I need every line that includes the word "schlick" copied from the material.

### DATA SHOWN ###

# zehreken/fo-rma

Hardware: AMD Instinct MI355X
Metric: Msamples/sec (pixels×spp) at 1920×1080, 256 spp, 8 bounces; 1/2/4/8 GPU (higher is better)
Workload: dtype f32

## Files before the change

fo-rma_amd/csrc/rt_core.h:

```cpp
#pragma once
#include <stdint.h>

#if defined(__HIPCC_RTC__)
#define FR_HD __host__ __device__ __forceinline__
#elif defined(__HIPCC__) || defined(__HIP__)
#include <hip/hip_runtime.h>
#define FR_HD __host__ __device__ __forceinline__
#else
#include <math.h>
#define FR_HD static inline
#endif

namespace fr {

struct V3 {
  float x, y, z;
};

FR_HD V3 mk(float x, float y, float z) { return V3{x, y, z}; }
FR_HD V3 add(V3 a, V3 b) { return V3{a.x + b.x, a.y + b.y, a.z + b.z}; }
FR_HD V3 sub(V3 a, V3 b) { return V3{a.x - b.x, a.y - b.y, a.z - b.z}; }
FR_HD V3 mul(V3 a, V3 b) { return V3{a.x * b.x, a.y * b.y, a.z * b.z}; }
FR_HD V3 scl(float s, V3 a) { return V3{s * a.x, s * a.y, s * a.z}; }
FR_HD V3 divs(V3 a, float s) { return V3{a.x / s, a.y / s, a.z / s}; }
// ... 8 lines not shown

FR_HD float schlick(float cosine, float ref_idx) {
  float r0 = (1.0f - ref_idx) / (1.0f + ref_idx);
  r0 = r0 * r0;
  float x = 1.0f - cosine;
  float x2 = x * x;
  float x4 = x2 * x2;
  return r0 + (1.0f - r0) * (x * x4);
}

struct Rng {
  uint32_t s0, s1, s2, s3;
};

FR_HD uint64_t splitmix64_next(uint64_t& x) {
  x += 0x9E3779B97F4A7C15ull;
  uint64_t z = x;
  z = (z ^ (z >> 30)) * 0xBF58476D1CE4E5B9ull;
  z = (z ^ (z >> 27)) * 0x94D049BB133111EBull;
  return z ^ (z >> 31);
}

FR_HD Rng rng_seed(uint64_t seed, uint32_t pixel, uint32_t block) {
  uint64_t x = seed ^ ((static_cast<uint64_t>(pixel) << 32) | static_cast<uint64_t>(block));
  uint64_t a = splitmix64_next(x);
  uint64_t b = splitmix64_next(x);
  return Rng{static_cast<uint32_t>(a), static_cast<uint32_t>(a >> 32), static_cast<uint32_t>(b),
             static_cast<uint32_t>(b >> 32)};
}

FR_HD uint32_t rotl32(uint32_t x, int k) { return (x << k) | (x >> (32 - k)); }

FR_HD uint32_t rng_next(Rng& r) {
  const uint32_t result = r.s0 + r.s3;
  const uint32_t t = r.s1 << 9;
#if defined(__HIP_DEVICE_COMPILE__)
  const uint32_t s3x = r.s3 ^ r.s1;
  const uint32_t s1n = __builtin_amdgcn_bitop3_b32(r.s1, r.s2, r.s0, 0x96);
  const uint32_t s2n = __builtin_amdgcn_bitop3_b32(r.s2, r.s0, t, 0x96);
  r.s0 ^= s3x;
  r.s1 = s1n;
  r.s2 = s2n;
  r.s3 = rotl32(s3x, 11);
#else
  r.s2 ^= r.s0;
  r.s3 ^= r.s1;
  r.s1 ^= r.s2;
  r.s0 ^= r.s3;
  r.s2 ^= t;
  r.s3 = rotl32(r.s3, 11);
#endif
  return result;
}

FR_HD float rng_f32(Rng& r) {
  return static_cast<float>((rng_next(r) ^ 0x80000000u) >> 8) * 5.9604644775390625e-08f;
}
FR_HD float rng_f32_scaled(Rng& r) { return static_cast<float>((rng_next(r) ^ 0x80000000u) >> 8); }

FR_HD float rng_signed_unit(Rng& r) {
  return static_cast<float>(static_cast<int32_t>(rng_next(r)) >> 8) * 1.1920928955078125e-07f;
}

FR_HD float rng_signed_unit_scaled(Rng& r) { return static_cast<float>(static_cast<int32_t>(rng_next(r)) >> 8); }
constexpr float kSignedUnitScale = 1.1920928955078125e-07f;
constexpr float kUnitBallScaled = 70368744177664.0f;

#ifdef FR_DIAG_TRY
#define FR_LENS_TRY() FR_DIAG_TRY(g_fr_diag_lens)
// ... 204 lines not shown
constexpr float kSlabSymMax = 0x1p27f;
FR_HD bool slab_sym(float lo, float hi) {
#if defined(__HIP_DEVICE_COMPILE__)
  return __builtin_constant_p(lo) && __builtin_constant_p(hi) && lo == -hi && hi > 0.0f && hi <= kSlabSymMax;
#else
  (void)lo, (void)hi;
  return false;
#endif
}
FR_HD float slab_pair_d(float lo, float hi, float c, float inv, float oinv) {
  return slab_sym(lo, hi) ? fmaf(c, __builtin_fabsf(inv), -oinv) : slab_d(c, inv, oinv);
}
FR_HD float slab_near(float lo, float hi, float t0, float t1) { return slab_sym(lo, hi) ? t0 : fmin_num(t0, t1); }
FR_HD float slab_far(float lo, float hi, float t0, float t1) { return slab_sym(lo, hi) ? t1 : fmax_num(t0, t1); }
FR_HD Slab slab3_fused(V3 lo, V3 hi, V3 oinv, V3 inv) {
  Slab s;
  s.t0 = V3{slab_pair_d(lo.x, hi.x, lo.x, inv.x, oinv.x), slab_pair_d(lo.y, hi.y, lo.y, inv.y, oinv.y),
            slab_pair_d(lo.z, hi.z, lo.z, inv.z, oinv.z)};
  s.t1 = V3{slab_pair_d(lo.x, hi.x, hi.x, inv.x, oinv.x), slab_pair_d(lo.y, hi.y, hi.y, inv.y, oinv.y),
            slab_pair_d(lo.z, hi.z, hi.z, inv.z, oinv.z)};
  s.tn = fmax3_num(slab_near(lo.x, hi.x, s.t0.x, s.t1.x), slab_near(lo.y, hi.y, s.t0.y, s.t1.y),
                   slab_near(lo.z, hi.z, s.t0.z, s.t1.z));
  s.tf = fmin3_num(slab_far(lo.x, hi.x, s.t0.x, s.t1.x), slab_far(lo.y, hi.y, s.t0.y, s.t1.y),
                   slab_far(lo.z, hi.z, s.t0.z, s.t1.z));
  return s;
}

constexpr float kBoxInvClamp = 0x1p100f;
FR_HD float box_inv_clamp(float inv) { return fmin_num(fmax_num(inv, -kBoxInvClamp), kBoxInvClamp); }
FR_HD bool recip_box_ok(float x) {
  const float ax = __builtin_fabsf(x);
  return (ax >= 0x1p-100f) & (ax < 0x1p126f);
}
FR_HD Slab slab3_box(V3 lo, V3 hi, V3 o, V3 inv, V3 oinv) {
  (void)o;
  return slab3_fused(lo, hi, oinv, inv);
}

FR_HD bool slab_root(const Slab& s, float t_min, float t_max, float& t) {
  t = s.tn > t_min ? s.tn : s.tf;
  return (t > t_min) & (t < t_max) & (s.tn < s.tf);
}

FR_HD float comp(V3 v, int k) { return k == 0 ? v.x : (k == 1 ? v.y : v.z); }

FR_HD V3 axis_normal(int k, float s) {
  return V3{k == 0 ? s : 0.0f, k == 1 ? s : 0.0f, k == 2 ? s : 0.0f};
}

FR_HD V3 slab_normal(const Slab& s, float t, V3 dd) {
#if defined(__HIP_DEVICE_COMPILE__)
  const bool entry = t == s.tn;
  const float mnx = fmin_num(s.t0.x, s.t1.x), mxx = fmax_num(s.t0.x, s.t1.x);
  const float mny = fmin_num(s.t0.y, s.t1.y), mxy = fmax_num(s.t0.y, s.t1.y);
  const bool kx = (entry ? mnx : mxx) == t;
  const bool ky = !kx && (entry ? mny : mxy) == t;
  const bool kz = !kx && !ky;
  const float dk = kx ? dd.x : (ky ? dd.y : dd.z);
  const float sg = ((dk > 0.0f) != entry) ? 1.0f : -1.0f;
  return V3{kx ? sg : 0.0f, ky ? sg : 0.0f, kz ? sg : 0.0f};
#else
  if (t == s.tn) {
    const int k = fmin_num(s.t0.x, s.t1.x) == s.tn ? 0 : (fmin_num(s.t0.y, s.t1.y) == s.tn ? 1 : 2);
    return axis_normal(k, comp(dd, k) > 0.0f ? -1.0f : 1.0f);
  }
  const int k = fmax_num(s.t0.x, s.t1.x) == s.tf ? 0 : (fmax_num(s.t0.y, s.t1.y) == s.tf ? 1 : 2);
// ... 124 lines not shown
```

fo-rma_amd/csrc/selftest.hip:

```cpp
#include <hip/hip_runtime.h>
#include <stdint.h>

#include "hipchk.h"
#include "rt_core.h"
#include "trace_kernel.h"

namespace fr {

KCam kcam_for_selftest(const fr_camera* cam);

__global__ void camray_kernel(KCam cm, const float* in, uint32_t n, uint32_t* out) {
  const uint32_t i = blockIdx.x * blockDim.x + threadIdx.x;
  if (i >= n) return;
  const float kx = in[4 * i], ky = in[4 * i + 1], s = in[4 * i + 2], t = in[4 * i + 3];
  const CamLens rd = cam_lens(cm, kx, ky);
  const CamRay g = cam_ray(cm, rd, s, t), a = cam_ray_axial(cm, rd, s, t);
  const float w[12] = {g.o.x, g.o.y, g.o.z, g.d.x, g.d.y, g.d.z, a.o.x, a.o.y, a.o.z, a.d.x, a.d.y, a.d.z};
  for (int k = 0; k < 12; ++k) out[12 * i + k] = __float_as_uint(w[k]);
}

__global__ void ops_kernel(int op, const float* a, const float* b, uint32_t n, float* out) {
  const uint32_t i = blockIdx.x * blockDim.x + threadIdx.x;
  if (i >= n) return;
  const float x = a[i], y = b[i];
  float r;
  switch (op) {
    case 0: r = x + y; break;
    case 1: r = x - y; break;
    case 2: r = x * y; break;
    case 3: r = x / y; break;
    case 4: r = sqrtf(x); break;
    case 5: r = schlick(x, y); break;
    case 6: r = static_cast<float>(to_u8(x)); break;
    case 7: r = unit(V3{x, y, 1.0f}).x; break;
    case 8: r = 1.0f / x; break;
    case 9: r = div_rn(x, y, 1.0f / y); break;
    case 10: r = recip_nr_ok(x) ? recip_nr(x) : 1.0f / x; break;
    case 11: r = fmax3_num(x, y, b[(i + 1) % n]); break;
    case 12: r = fmin3_num(x, y, b[(i + 1) % n]); break;
    case 17: r = fmin_num(fmin_num(x, y), b[(i + 1) % n]); break;
    case 13: r = fmax_num(fmax_num(x, y), b[(i + 1) % n]); break;
    case 14: {
      const V3 dv{x, y, b[(i + 1) % n]};
      r = __uint_as_float(__float_as_uint(sky_t_fast(dv)) ^ __float_as_uint(sky_t(dv)));
      break;
    }
    case 15: r = sky_t_fast(V3{x, y, b[(i + 1) % n]}); break;
    case 16: {
      if (i % 16u != 0u || i + 16u > n) {
        r = 0.0f;
        break;
// ... 84 lines not shown
  return FR_OK;
}
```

###

### THE COMPLETED TASK
FR_HD float schlick(float cosine, float ref_idx) {
    case 5: r = schlick(x, y); break;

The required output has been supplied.